Task to carry out — Pick every line out of the entries below that has the string "smem", and copy it.

Extracted data entries —
- - - - -

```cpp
struct UNetWorkspace {
  std::vector<int> Hl, Wl;
  std::vector<size_t> level_base, slot_bytes;
  size_t stats_bytes = 0, total = 0, kmap_off = 0, amax_off = 0;
  size_t df_words_off = 0, df_prog_off = 0;

  const char* build(const UNetPlan& p, int n, int H, int W) {
    Hl.assign(p.L, 0); Wl.assign(p.L, 0);
    Hl[0] = H; Wl[0] = W;
    for (int l = 1; l < p.L; ++l) {
      if ((Hl[l - 1] & 1) || (Wl[l - 1] & 1)) return "H and W must be even at every level that is downsampled";
      Hl[l] = Hl[l - 1] / 2; Wl[l] = Wl[l - 1] / 2;
    }
    if (Hl[p.L - 1] < 1 || Wl[p.L - 1] < 1) return "feature map too small for the number of levels";
    df_words_off = align_up(p.tensors.size() * (size_t)n * 16 * sizeof(double), 256);
    stats_bytes = align_up(df_words_off + (8 + 64 * (size_t)n + 4) * sizeof(unsigned), 256);
    size_t off = stats_bytes;
    level_base.assign(p.L, 0); slot_bytes.assign(p.L, 0);
    for (int l = 0; l < p.L; ++l) {
      slot_bytes[l] = align_up((size_t)n * 8 * Hl[l] * Wl[l] * sizeof(float), 256);
      level_base[l] = off;
      off += slot_bytes[l] * p.slots_per_level[l];
    }
    kmap_off = off;
    off += slot_bytes[0];
    amax_off = off;
    off += 256;
    df_prog_off = off;
    off += 1 << 16;
    total = off;
    return nullptr;
  }
};

}
```

Baseline: 185.7.

## Fold stats clearing into latent step and emit kmap from first conv_in

Removes the per-step hipMemsetAsync calls for normalization statistics. The latent step kernel now zeroes the stats area, using double-buffered (parity) stat slots for the hs0 and last-body tensors so the slots it reads and accumulates are not cleared. It also drops the separate kmap conv_in launch by having the first step's conv_in_h kernel write the message-only partial result as the kmap. The cost is extra stores in the kernels and more complex slot bookkeeping. The dataflow program is now uploaded on every step.

```diff
diff --git a/gencomm_amd/csrc/gencomm_abi.hip b/gencomm_amd/csrc/gencomm_abi.hip
--- a/gencomm_amd/csrc/gencomm_abi.hip
+++ b/gencomm_amd/csrc/gencomm_abi.hip
@@ -526,12 +526,17 @@
     return GC_OK;
   }
   const int nops = (int)p.ops.size();
-  kmap_enqueue(c, cond);
+  GC_HIP(hipMemsetAsync(c.wsp, 0, w.stats_bytes, st));
+  float* kmap_out = nullptr;
+  if (kmap_from_conv_in(c)) kmap_out = reinterpret_cast<float*>(c.wsp + w.kmap_off);
+  else kmap_enqueue(c, cond);
   for (int i = 0; i < T; ++i) {
     const int t = T - 1 - i;
+    c.alt = i & 1;
     ConvOutArgs co{};
     co.out = out;
-    if (int rc = unet_enqueue_range(c, out, cond, t, 0, co, i == 0 ? 0 : 1, t == 0 ? nops : nops - 1, i != 0, i == 0)) return rc;
+    if (int rc = unet_enqueue_range(c, out, cond, t, 0, co, i == 0 ? 0 : 1, t == 0 ? nops : nops - 1, true,
+                                    i == 0 ? kmap_out : nullptr)) return rc;
     if (t > 0) {
       const float* nz = philox ? nullptr : step_noise + (size_t)i * n * per_agent;
       if (int rc = latent_step_enqueue(c, sched + (size_t)t * 5, nz, seed, (unsigned)t, seed_dev)) return rc;
diff --git a/gencomm_amd/csrc/latent_kernels.h b/gencomm_amd/csrc/latent_kernels.h
--- a/gencomm_amd/csrc/latent_kernels.h
+++ b/gencomm_amd/csrc/latent_kernels.h
@@ -66,7 +66,19 @@
   const unsigned long long* seed_dev;
   int xcd;
   int a_bf16;
+  double* clr;
+  int clr_count, clr_len, clr_keep0, clr_keep1;
 };
+
+__device__ __forceinline__ void latent_clear_stats(const LatentArgs& a, int nt) {
+  if (a.clr == nullptr) return;
+  const unsigned long long wg = blockIdx.x + (unsigned long long)gridDim.x * (blockIdx.y + (unsigned long long)gridDim.y * blockIdx.z);
+  const unsigned long long stride = (unsigned long long)gridDim.x * gridDim.y * gridDim.z * (unsigned)nt;
+  for (unsigned long long i = wg * (unsigned)nt + threadIdx.x; i < (unsigned long long)a.clr_count; i += stride) {
+    const unsigned j = (unsigned)i;
+    if (j - (unsigned)a.clr_keep0 >= (unsigned)a.clr_len && j - (unsigned)a.clr_keep1 >= (unsigned)a.clr_len) a.clr[j] = 0.0;
+  }
+}
 
 template <int TW, int TH, int NOISE>
 __global__ __launch_bounds__((TW / 4) * TH) void latent_step_kernel(const LatentArgs a) {
@@ -79,6 +91,7 @@
   float (*tileA)[LH5][LS] = reinterpret_cast<float (*)[LH5][LS]>(smem);
   float (*tileE)[LH][LS] = reinterpret_cast<float (*)[LH][LS]>(smem);
 
+  latent_clear_stats(a, NT);
   const int tid = threadIdx.x, lane = tid & 63;
   const BlockId bid = xcd_block(a.xcd);
   const int n = bid.z;
diff --git a/gencomm_amd/csrc/latenth_kernels.h b/gencomm_amd/csrc/latenth_kernels.h
--- a/gencomm_amd/csrc/latenth_kernels.h
+++ b/gencomm_amd/csrc/latenth_kernels.h
@@ -159,6 +159,7 @@
   int C, H, W;
   int xcd;
   const float* amax;
+  float* kmap;
 };
 
 __global__ __launch_bounds__(HC_NT, 3) void conv_in_h_kernel(const ConvInHArgs a) {
@@ -224,6 +225,18 @@
     if (tid < HC_LH * 8) hc_store_halo3(tile, tid, hc.x * mul, hc.y * mul);
     __syncthreads();
     if (wave_live) conv_tile_mfma3<false, true>(tile, a.wch, acc, off, lane);
+    if (a.kmap != nullptr && wave_live) {
+#pragma unroll
+      for (int p = 0; p < 2; ++p) {
+        const int gy = gy0 + 2 * p;
+        if (gy < H && gx + 3 < W) {
+#pragma unroll
+          for (int i = 0; i < 4; ++i)
+            *reinterpret_cast<float4*>(a.kmap + ((size_t)n * 8 + 4 * ch + i) * plane + (size_t)gy * W + gx) =
+                make_float4(acc[p][0][i] * inv_s, acc[p][1][i] * inv_s, acc[p][2][i] * inv_s, acc[p][3][i] * inv_s);
+        }
+      }
+    }
   }
 #pragma unroll 1
   for (int cc = 0; cc < nchunk; ++cc) {
@@ -453,6 +466,7 @@
   __shared__ float s_red[NT / 64][16];
 
   fp16_ovfl_clamp();
+  latent_clear_stats(a, NT);
   const int tid = threadIdx.x, lane = tid & 63, wave = tid >> 6;
   const BlockId bid = xcd_block(a.xcd);
   const int n = bid.z;
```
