## Add FM-style vertex separator refinement as a third nested-dissection ordering candidate

Adds a Fiduciary-Mattheyses style vertex-separator refinement pass that moves separator vertices to either side when that lowers the separator score, rolling each pass back to its best prefix. A third ordering candidate (multi-start, refined separators) is computed in parallel with the existing two, and the candidate with the lowest estimated critical path is kept. The aim is smaller separators and therefore cheaper supernodal Cholesky fronts in the GN solve, at the cost of extra host-side symbolic-analysis time and one more thread.

```diff
diff --git a/dpg-slam_amd/csrc/dpg_chol.h b/dpg-slam_amd/csrc/dpg_chol.h
--- a/dpg-slam_amd/csrc/dpg_chol.h
+++ b/dpg-slam_amd/csrc/dpg_chol.h
@@ -46,7 +46,9 @@
                       std::vector<int32_t>& perm, std::vector<std::vector<int32_t>>& pat);
 int dpg_chol_order_nd_sep(int64_t n, const int32_t* pair_lo, const int32_t* pair_hi, int64_t n_pairs, int32_t leaf,
                           int32_t starts, int32_t bal, int32_t score, bool cover, std::vector<int32_t>& perm,
-                          std::vector<std::vector<int32_t>>& pat, bool par = false);
+                          std::vector<std::vector<int32_t>>& pat, bool par = false, int32_t refine = 0);
+int dpg_chol_nd_refine(int64_t n, const int32_t* pair_lo, const int32_t* pair_hi, int64_t n_pairs, int32_t bal,
+                       int32_t score, int32_t refine, std::vector<int32_t>& side);
 int dpg_chol_sym_from_patterns(int64_t n, const std::vector<int32_t>& perm, const std::vector<std::vector<int32_t>>& pat,
                                const dpg_chol_opts* opts, dpg_chol_sym* S);
 double dpg_chol_critical_path_us(const dpg_chol_sym& S);
diff --git a/dpg-slam_amd/csrc/dpg_chol_sym.cpp b/dpg-slam_amd/csrc/dpg_chol_sym.cpp
--- a/dpg-slam_amd/csrc/dpg_chol_sym.cpp
+++ b/dpg-slam_amd/csrc/dpg_chol_sym.cpp
@@ -84,6 +84,7 @@
     int32_t starts = 0, bal = 5, score = 0;
     bool cover = false;
     bool par = false;
+    int32_t refine = 0;
 };
 struct NdShared {
     std::vector<int32_t> stamp, lvl, aux;
@@ -281,6 +282,142 @@
         }
     }
     return best;
+}
+
+constexpr int64_t kNdRefineMin = 256;
+void nd_refine(NdState& st, const std::vector<int32_t>& sub, std::vector<int32_t>& A, std::vector<int32_t>& B,
+               std::vector<int32_t>& S) {
+    const int64_t N = (int64_t)sub.size();
+    if (A.empty() || B.empty() || S.empty()) return;
+    int32_t* pos = st.sh->aux.data();
+    for (int64_t i = 0; i < N; ++i) pos[sub[(size_t)i]] = (int32_t)i;
+    enum : uint8_t { kA = 0, kB = 1, kS = 2 };
+    std::vector<uint8_t> side((size_t)N, kS);
+    for (int32_t v : A) side[(size_t)pos[v]] = kA;
+    for (int32_t v : B) side[(size_t)pos[v]] = kB;
+    int64_t sz[3] = {(int64_t)A.size(), (int64_t)B.size(), (int64_t)S.size()};
+    const int64_t bal = st.prm.bal;
+    auto score_of = [&](int64_t s, int64_t a, int64_t b) {
+        const double mn = (double)std::min(a, b);
+        if (mn <= 0.0) return HUGE_VAL;
+        return st.prm.score == 2 ? (double)s * sqrt((double)N / mn)
+               : st.prm.score == 1 ? (double)s * (double)N / mn : (double)s;
+    };
+    std::vector<int32_t> cnt[2];
+    cnt[0].resize((size_t)N);
+    cnt[1].resize((size_t)N);
+    std::vector<char> locked((size_t)N, 0), mark((size_t)N, 0);
+    std::vector<int32_t> sep, sep0;
+    std::vector<std::pair<int32_t, uint8_t>> log;
+    auto count = [&](int32_t i) {
+        int32_t c[3] = {0, 0, 0};
+        const int32_t v = sub[(size_t)i];
+        for (const int32_t *p = nbr_begin(st, v), *e = nbr_end(st, v); p != e; ++p) c[side[(size_t)pos[*p]]]++;
+        cnt[0][(size_t)i] = c[kA];
+        cnt[1][(size_t)i] = c[kB];
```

- - - - -

Response to the task —
   float (*tileA)[LH5][LS] = reinterpret_cast<float (*)[LH5][LS]>(smem);
   float (*tileE)[LH][LS] = reinterpret_cast<float (*)[LH][LS]>(smem);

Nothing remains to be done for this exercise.